[Saved entries]

----------------------------------------

template <typename T, int D, int KVBLK, int OUT_STATE, int VPATH, int SUBT,
          int NT = 512, int NBUF = 2, int KREG = 0>
__global__ __launch_bounds__(NT) void attn_fwd_kernel(
    const T* __restrict__ q, const T* __restrict__ k, const T* __restrict__ v,
    float* __restrict__ o, float* __restrict__ lse,
    int Sq, int Sk, int N, int G,
    int64_t q_sb, int64_t q_ss, int64_t q_sh,
    int64_t k_sb, int64_t k_ss, int64_t k_sh,
    int64_t v_sb, int64_t v_ss, int64_t v_sh,
    float scale, int causal,
    float* __restrict__ st_acc, float* __restrict__ st_m,
    float* __restrict__ st_l,
    int64_t a_sb, int64_t a_ss, int64_t a_sh,
    int64_t ml_sb, int64_t ml_sh, int carry_in) {
  using MT = mfma_traits<T>;
  using frag = typename MT::frag;
  constexpr int SWZ_K = (D == 128) ? 15 : 7;
  constexpr int SWZ_V = 7;
  constexpr int PT = (KVBLK * D / 8) / NT;
  constexpr int QROWS = NT / 2;
  static_assert(PT >= 1, "tile must fill at least one chunk per thread");

  static_assert(KREG != 1 || (SUBT == 1 && NBUF == 2 && VPATH == 0),
                "KREG=1 path: SUBT=1, NBUF=2, V^T image only");
  static_assert(KREG != 2 || (SUBT == 1 && NBUF == 4 && VPATH == 0),
                "KREG=2 path: SUBT=1, NBUF=4 (cross-barrier prefetch)");
  constexpr int IMGS_F = (KREG == 1) ? 1 : 2;
  __shared__ T lds[NBUF * IMGS_F * KVBLK * D];
  auto ldsK = [&](int buf) -> T* { return lds + buf * (IMGS_F * KVBLK * D); };
  auto ldsVT = [&](int buf) -> T* {
    return lds + buf * (IMGS_F * KVBLK * D) + (KREG == 1 ? 0 : KVBLK * D);
  };

  const int tid = threadIdx.x;
  const int lane = tid & 63;
  const int wave = tid >> 6;
  const int l31 = lane & 31;
  const int hi = lane >> 5;
  const int n = blockIdx.y;
  const int b = blockIdx.z;
  const int qb = blockIdx.x * QROWS + wave * 32;
  const int q_row = qb + l31;

  const T* qp = q + (int64_t)b * q_sb + (int64_t)n * q_sh;
  const int nkv = n / G;
  const T* kp = k + (int64_t)b * k_sb + (int64_t)nkv * k_sh;
  const T* vp = v + (int64_t)b * v_sb + (int64_t)nkv * v_sh;

  frag qf[D / 16];
// ... 47 lines not shown
  };
  auto qk_regs = [&](const frag* kf) BA_STEP {
    f32x16_t s = (f32x16_t)(0.f);
#pragma unroll
    for (int i = 0; i < D / 16; ++i) s = MT::mma(kf[i], qf[i], s);
    return s;
  };
  auto qk_lds = [&](int buf, int kvs) BA_STEP {
    f32x16_t s = (f32x16_t)(0.f);
#pragma unroll
    for (int i = 0; i < D / 16; ++i)
      s = MT::mma(k_frag(buf, kvs, i), qf[i], s);
    return s;
  };
  auto mask_sub = [&](f32x16_t& s, int base, int off) BA_STEP {
#pragma unroll
    for (int r = 0; r < 16; ++r) {
      const int kv_g = base + off + ba_crow(r, 0) + 4 * hi;
      if (!(kv_g < Sk && (!causal || kv_g <= q_row))) s[r] = BA_NEG_BIG;
    }
  };
  auto row_max2 = [&](const f32x16_t& s) BA_STEP {
    float tm = ba_max16(s);
    tm = fmaxf(tm, __shfl_xor(tm, 32));
    return tm * c2;
  };
  constexpr float DEFER_THR = 8.f;
  auto rescale = [&](float tm) BA_STEP {
    if (!__all(tm - m2 <= DEFER_THR)) {
      const float mnew = fmaxf(m2, tm);
      const float alpha = ba_exp2(m2 - mnew);
      m2 = mnew;
      lsum *= alpha;
#pragma unroll
      for (int dt = 0; dt < D / 32; ++dt)
#pragma unroll
        for (int r = 0; r < 16; ++r) ot[dt][r] *= alpha;
    }
  };
  auto softmax_tail = [&](f32x16_t& s, float tm, frag* pf) BA_STEP {
    rescale(tm);
    float rowsum = 0.f;
#pragma unroll
    for (int r = 0; r < 16; ++r) {
      s[r] = ba_exp2(__builtin_fmaf(s[r], c2, -m2));
      rowsum += s[r];
    }
    rowsum += __shfl_xor(rowsum, 32);
    lsum += rowsum;
    ba_build_frag_pair<T>(s, pf);
  };
  auto v_frag = [&](int buf, int drow, int kvc) BA_STEP -> frag {
    if (VPATH == 0)
      return ba_ld_rowslice<T, KVBLK, SWZ_V, 7>(ldsVT(buf), drow, kvc + 8 * hi);
    return ba_ld_tr16_frag<T, D>(ldsVT(buf), lane, kvc, drow & ~31);
  };
  auto pv_regs = [&](const frag* vv, const frag* pf) BA_STEP {
#pragma unroll
    for (int dt = 0; dt < D / 32; ++dt)
#pragma unroll
      for (int u = 0; u < 2; ++u)
        ot[dt] = MT::mma(vv[dt * 2 + u], pf[u], ot[dt]);
  };
  struct chunk_rc {
    int row, col8;
  };
  auto stage_rc = [&](int c) BA_STEP {
    const int flat = tid + c * NT;
    return chunk_rc{flat / (D / 8), flat % (D / 8)};
  };
#undef BA_STEP
// ... 39 lines not shown
    if (steady || v_kv0 >= 0) pv_regs(vvP, pvf);
    if (steady || p_kv0 >= 0) {
      softmax_tail(stP, tm, pvf);
      v_kv0 = p_kv0;
      const int kvs_l = (p_kv0 / 32) & 1;
#pragma unroll
      for (int dt = 0; dt < D / 32; ++dt)
#pragma unroll
        for (int u = 0; u < 2; ++u)
          vvP[dt * 2 + u] = v_frag(p_cur, dt * 32 + l31, kvs_l * 32 + 16 * u);
    }
    push_scores(stQ, t * KVBLK + kvs * 32, cur3, full);
  };

  uint32_t k_loff[PT], v_loff[PT];
#pragma unroll
  for (int c = 0; c < PT; ++c) {
    const auto [row, col8] = stage_rc(c);
    k_loff[c] = (uint32_t)((row * k_ss + col8 * 8) * (int64_t)sizeof(T));
    v_loff[c] = (uint32_t)((row * v_ss + col8 * 8) * (int64_t)sizeof(T));
  }
  const bool stage_lin =
      (int64_t)(KVBLK - 1) * k_ss * (int64_t)sizeof(T) + 16 <= 0xffffffffLL &&
      (int64_t)(KVBLK - 1) * v_ss * (int64_t)sizeof(T) + 16 <= 0xffffffffLL;
  auto issue_loads = [&](int tile, u32x4_t* kreg, u32x4_t* vreg) {
    const int kv0 = tile * KVBLK;
    if (SUBT == 1 && stage_lin && kv0 + KVBLK <= Sk) {
      const char* kb = (const char*)(kp + (int64_t)kv0 * k_ss);
      const char* vb = (const char*)(vp + (int64_t)kv0 * v_ss);
#pragma unroll
      for (int c = 0; c < PT; ++c) {
        if (KREG != 1) kreg[c] = *(const u32x4_t*)(kb + k_loff[c]);
        vreg[c] = *(const u32x4_t*)(vb + v_loff[c]);
      }
      return;
    }
#pragma unroll
    for (int c = 0; c < PT; ++c) {
      const auto [row, col8] = stage_rc(c);
      const int kvg = kv0 + row;
      const int kvc = kvg < Sk ? kvg : (Sk - 1);
      if (KREG != 1)
        kreg[c] = *(const u32x4_t*)(kp + (int64_t)kvc * k_ss + col8 * 8);
      vreg[c] = *(const u32x4_t*)(vp + (int64_t)kvc * v_ss + col8 * 8);
    }
  };
  auto write_lds = [&](int buf, const u32x4_t* kreg, const u32x4_t* vreg) {
#pragma unroll
    for (int c = 0; c < PT; ++c) {
      const auto [row, col8] = stage_rc(c);
      if (KREG != 1) {
        const int byte = ba_swz<SWZ_K>(row * (2 * D) + col8 * 16, row);
        *(u32x4_t*)((char*)ldsK(buf) + byte) = kreg[c];
      }
      if (VPATH == 0)
        ba_st_transposed<T, KVBLK, SWZ_V, 7>(ldsVT(buf), row, col8 * 8, vreg[c]);
      else
        ba_st_tr16row<T, D>(ldsVT(buf), row, col8 * 8, vreg[c]);
    }
  };
  auto load_k_sub = [&](int tile, int kvs, frag* dst) {
#pragma unroll
    for (int s = 0; s < D / 16; ++s) {
      const int kvg = tile * KVBLK + kvs * 32 + l31;
      const int kvc = kvg < Sk ? kvg : (Sk - 1);
      dst[s] = __builtin_bit_cast(
          frag, *(const u32x4_t*)(kp + (int64_t)kvc * k_ss + 16 * s + 8 * hi));
    }
  };

  frag kfr[KREG == 1 ? 2 : 1][D / 16];
  {
    u32x4_t kreg[PT], vreg[PT];
    issue_loads(0, kreg, vreg);
    write_lds(0, kreg, vreg);
    if (KREG == 1) {
      load_k_sub(0, 0, kfr[0]);
      load_k_sub(0, 1, kfr[KREG == 1 ? 1 : 0]);
// ... 169 lines not shown
    const float* __restrict__ acc, const float* __restrict__ m,
    const float* __restrict__ l, T* __restrict__ o, float* __restrict__ lse,
    int S, int N) {
  const int lane = threadIdx.x & 63;
  const int wave = threadIdx.x >> 6;
  constexpr int LPR = D / 16;
  const int rows_per_wave = 64 / LPR;
  const int row_in = wave * rows_per_wave + lane / LPR;
  const int sub = lane % LPR;
  const int s = blockIdx.x * 4 * rows_per_wave + row_in;
  const int n = blockIdx.y, b = blockIdx.z;
  if (s >= S) return;
  const float lv = l[((int64_t)b * N + n) * S + s];
  const float inv_l = 1.f / lv;
  const float* arow = acc + (((int64_t)b * S + s) * N + n) * D + sub * 16;
  T* orow = o + (((int64_t)b * S + s) * N + n) * D + sub * 16;
#pragma unroll
  for (int j = 0; j < 16; ++j) orow[j] = (T)(arow[j] * inv_l);
  if (sub == 0)
    lse[((int64_t)b * N + n) * S + s] =
        BA_LN2 * (m[((int64_t)b * N + n) * S + s] + log2f(lv));
}

}

extern "C" const char* bahip_last_error(void) { return ba_g_err; }

struct fwd_args {
  const void *q, *k, *v;
  float *o, *lse;
  int Sq, Sk, N, G;
  int64_t q_sb, q_ss, q_sh, k_sb, k_ss, k_sh, v_sb, v_ss, v_sh;
  float scale;
  int causal;
  float *st_acc, *st_m, *st_l;
  int64_t a_sb, a_ss, a_sh, ml_sb, ml_sh;
  int carry_in;
};

using production_kernel_t = decltype(&attn_fwd_kernel<
    _Float16, 128, 64, 1, BA_FWD_PRODUCTION.vpath, BA_FWD_PRODUCTION.subt,
    BA_FWD_PRODUCTION.nt, BA_FWD_PRODUCTION.nbuf, BA_FWD_PRODUCTION.kreg>);
static_assert(offsetof(fwd_args, carry_in) + sizeof(int) ==
                      kernarg_size<production_kernel_t>::value &&
                  sizeof(fwd_args) ==
                      (kernarg_size<production_kernel_t>::value + 7) / 8 * 8,
              "fwd_args must mirror attn_fwd_kernel's parameter list");

static dim3 fwd_grid(const fwd_args& a, int64_t B, int nt) {
  return dim3((unsigned)((a.Sq + nt / 2 - 1) / (nt / 2)), (unsigned)a.N,
              (unsigned)B);
}

template <typename T, int D, int OUT_STATE, int VPATH, int SUBT, int NT,
          int NBUF, int KREG>
static void launch_fwd(const fwd_args& a, int64_t B, hipStream_t stream) {
  attn_fwd_kernel<T, D, 64, OUT_STATE, VPATH, SUBT, NT, NBUF, KREG>
      <<<fwd_grid(a, B, NT), dim3(NT), 0, stream>>>(
          (const T*)a.q, (const T*)a.k, (const T*)a.v, a.o, a.lse, a.Sq, a.Sk,
          a.N, a.G, a.q_sb, a.q_ss, a.q_sh, a.k_sb, a.k_ss, a.k_sh, a.v_sb, a.v_ss,
          a.v_sh, a.scale, a.causal, a.st_acc, a.st_m, a.st_l, a.a_sb, a.a_ss,
          a.a_sh, a.ml_sb, a.ml_sh, a.carry_in);
}

static int fwd_entry(void* hip_function, int out_state, const void* q,
                     const void* k, const void* v, float* o, float* lse,
                     int64_t B, int64_t Sq, int64_t Sk, int64_t N, int64_t Nk,
                     int64_t D, const int64_t* qs, const int64_t* ks,
                     const int64_t* vs, float scale, int causal, int dtype,
                     float* acc, float* m,
                     float* l, const int64_t* as, const int64_t* mls,
                     int carry_in, void* stream) {
  if (causal && Sq != Sk)
    return ba_fail(BAHIP_ERR_CAUSAL_SHAPE,
                   "causal tiles require Sq == Sk (%d vs %d)", (int)Sq,
                   (int)Sk);
  const int64_t G = ba_gqa_group(N, Nk);
  if (!G)
    return ba_fail(BAHIP_ERR_UNSUPPORTED,
                   "q heads N=%d must be a positive multiple of kv heads "
                   "Nk=%d",
                   (int)N, (int)Nk);
  static const int64_t none[3] = {0, 0, 0};
  if (!out_state) as = mls = none;
  const fwd_args a = {q, k, v, o, lse, (int)Sq, (int)Sk, (int)N, (int)G,
                      qs[0], qs[1], qs[2], ks[0], ks[1], ks[2],
                      vs[0], vs[1], vs[2], scale, causal, acc, m, l,
                      as[0], as[1], as[2], mls[0], mls[1], carry_in};
  if (hip_function) {
    if (D != 128 || (dtype != BAHIP_F16 && dtype != BAHIP_BF16))
      return ba_fail(BAHIP_ERR_UNSUPPORTED,
                     "module forward: unsupported head_dim %d / dtype %d",
                     (int)D, dtype);
    size_t size = sizeof a;
    void* cfg[] = {HIP_LAUNCH_PARAM_BUFFER_POINTER, (void*)&a,
                   HIP_LAUNCH_PARAM_BUFFER_SIZE, &size, HIP_LAUNCH_PARAM_END};
    const dim3 grid = fwd_grid(a, B, BA_FWD_PRODUCTION.nt);
    hipError_t e = hipModuleLaunchKernel(
        (hipFunction_t)hip_function, grid.x, grid.y, grid.z,
        BA_FWD_PRODUCTION.nt, 1, 1, 0, (hipStream_t)stream, nullptr, cfg);
    if (e != hipSuccess)
      return ba_fail((int)e, "module forward launch failed: %s",
                     hipGetErrorString(e));
    return ba_ok();
  }
  ba_fwd_knobs kn;
  kn.vpath = ba_env_int(BA_FWD_KNOB_SPECS[0].env, kn.vpath);
  kn.subt = ba_env_int(BA_FWD_KNOB_SPECS[1].env, kn.subt);
  kn.nt = ba_env_int(BA_FWD_KNOB_SPECS[2].env, kn.nt);
  kn.nbuf = ba_env_int(BA_FWD_KNOB_SPECS[3].env, kn.nbuf);
  kn.kreg = ba_env_int(BA_FWD_KNOB_SPECS[4].env, kn.kreg);
  const ba_fwd_choice c = ba_fwd_select(kn);
  if (c.bad_knob)
    return ba_fail(BAHIP_ERR_BAD_KNOB, "%s=%d is not an accepted value",
                   c.bad_knob, c.bad_value);
  return ba_dispatch_td(D, dtype, [&](auto td) {
    using T = typename decltype(td)::type;
    constexpr int TD = decltype(td)::D;
#define BA_FWD_CASE(VP, ST, NTV, NB, KR)                                   \
  if (c.variant == ba_fwd_variant{VP, ST, NTV, NB, KR}) {                  \
    if (out_state)                                                         \
      launch_fwd<T, TD, 1, VP, ST, NTV, NB, KR>(a, B, (hipStream_t)stream); \
    else                                                                   \
      launch_fwd<T, TD, 0, VP, ST, NTV, NB, KR>(a, B, (hipStream_t)stream); \
  }
    BA_FWD_VARIANTS(BA_FWD_CASE)
#undef BA_FWD_CASE
    return ba_launch_status();
  });
}

extern "C" int bahip_attn_fwd_gqa(
    const void* q, const void* k, const void* v, float* o, float* lse,
    int64_t B, int64_t Sq, int64_t Sk, int64_t N, int64_t Nk, int64_t D,
    const int64_t q_strides[3], const int64_t k_strides[3],
    const int64_t v_strides[3], float softmax_scale, int causal, int dtype,
    void* stream) {
  return fwd_entry(nullptr, 0, q, k, v, o, lse, B, Sq, Sk, N, Nk, D, q_strides,
                   k_strides, v_strides, softmax_scale, causal, dtype, nullptr,
                   nullptr, nullptr, nullptr, nullptr, 0, stream);
}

----------------------------------------

Copy nothing beyond the line containing "MT::mma(kf[i], qf[i], s);". Transcribe exactly from the first line of the entries down to that line, inclusive.

▶ [Result for this task]:
template <typename T, int D, int KVBLK, int OUT_STATE, int VPATH, int SUBT,
          int NT = 512, int NBUF = 2, int KREG = 0>
__global__ __launch_bounds__(NT) void attn_fwd_kernel(
    const T* __restrict__ q, const T* __restrict__ k, const T* __restrict__ v,
    float* __restrict__ o, float* __restrict__ lse,
    int Sq, int Sk, int N, int G,
    int64_t q_sb, int64_t q_ss, int64_t q_sh,
    int64_t k_sb, int64_t k_ss, int64_t k_sh,
    int64_t v_sb, int64_t v_ss, int64_t v_sh,
    float scale, int causal,
    float* __restrict__ st_acc, float* __restrict__ st_m,
    float* __restrict__ st_l,
    int64_t a_sb, int64_t a_ss, int64_t a_sh,
    int64_t ml_sb, int64_t ml_sh, int carry_in) {
  using MT = mfma_traits<T>;
  using frag = typename MT::frag;
  constexpr int SWZ_K = (D == 128) ? 15 : 7;
  constexpr int SWZ_V = 7;
  constexpr int PT = (KVBLK * D / 8) / NT;
  constexpr int QROWS = NT / 2;
  static_assert(PT >= 1, "tile must fill at least one chunk per thread");

  static_assert(KREG != 1 || (SUBT == 1 && NBUF == 2 && VPATH == 0),
                "KREG=1 path: SUBT=1, NBUF=2, V^T image only");
  static_assert(KREG != 2 || (SUBT == 1 && NBUF == 4 && VPATH == 0),
                "KREG=2 path: SUBT=1, NBUF=4 (cross-barrier prefetch)");
  constexpr int IMGS_F = (KREG == 1) ? 1 : 2;
  __shared__ T lds[NBUF * IMGS_F * KVBLK * D];
  auto ldsK = [&](int buf) -> T* { return lds + buf * (IMGS_F * KVBLK * D); };
  auto ldsVT = [&](int buf) -> T* {
    return lds + buf * (IMGS_F * KVBLK * D) + (KREG == 1 ? 0 : KVBLK * D);
  };

  const int tid = threadIdx.x;
  const int lane = tid & 63;
  const int wave = tid >> 6;
  const int l31 = lane & 31;
  const int hi = lane >> 5;
  const int n = blockIdx.y;
  const int b = blockIdx.z;
  const int qb = blockIdx.x * QROWS + wave * 32;
  const int q_row = qb + l31;

  const T* qp = q + (int64_t)b * q_sb + (int64_t)n * q_sh;
  const int nkv = n / G;
  const T* kp = k + (int64_t)b * k_sb + (int64_t)nkv * k_sh;
  const T* vp = v + (int64_t)b * v_sb + (int64_t)nkv * v_sh;

  frag qf[D / 16];
// ... 47 lines not shown
  };
  auto qk_regs = [&](const frag* kf) BA_STEP {
    f32x16_t s = (f32x16_t)(0.f);
#pragma unroll
    for (int i = 0; i < D / 16; ++i) s = MT::mma(kf[i], qf[i], s);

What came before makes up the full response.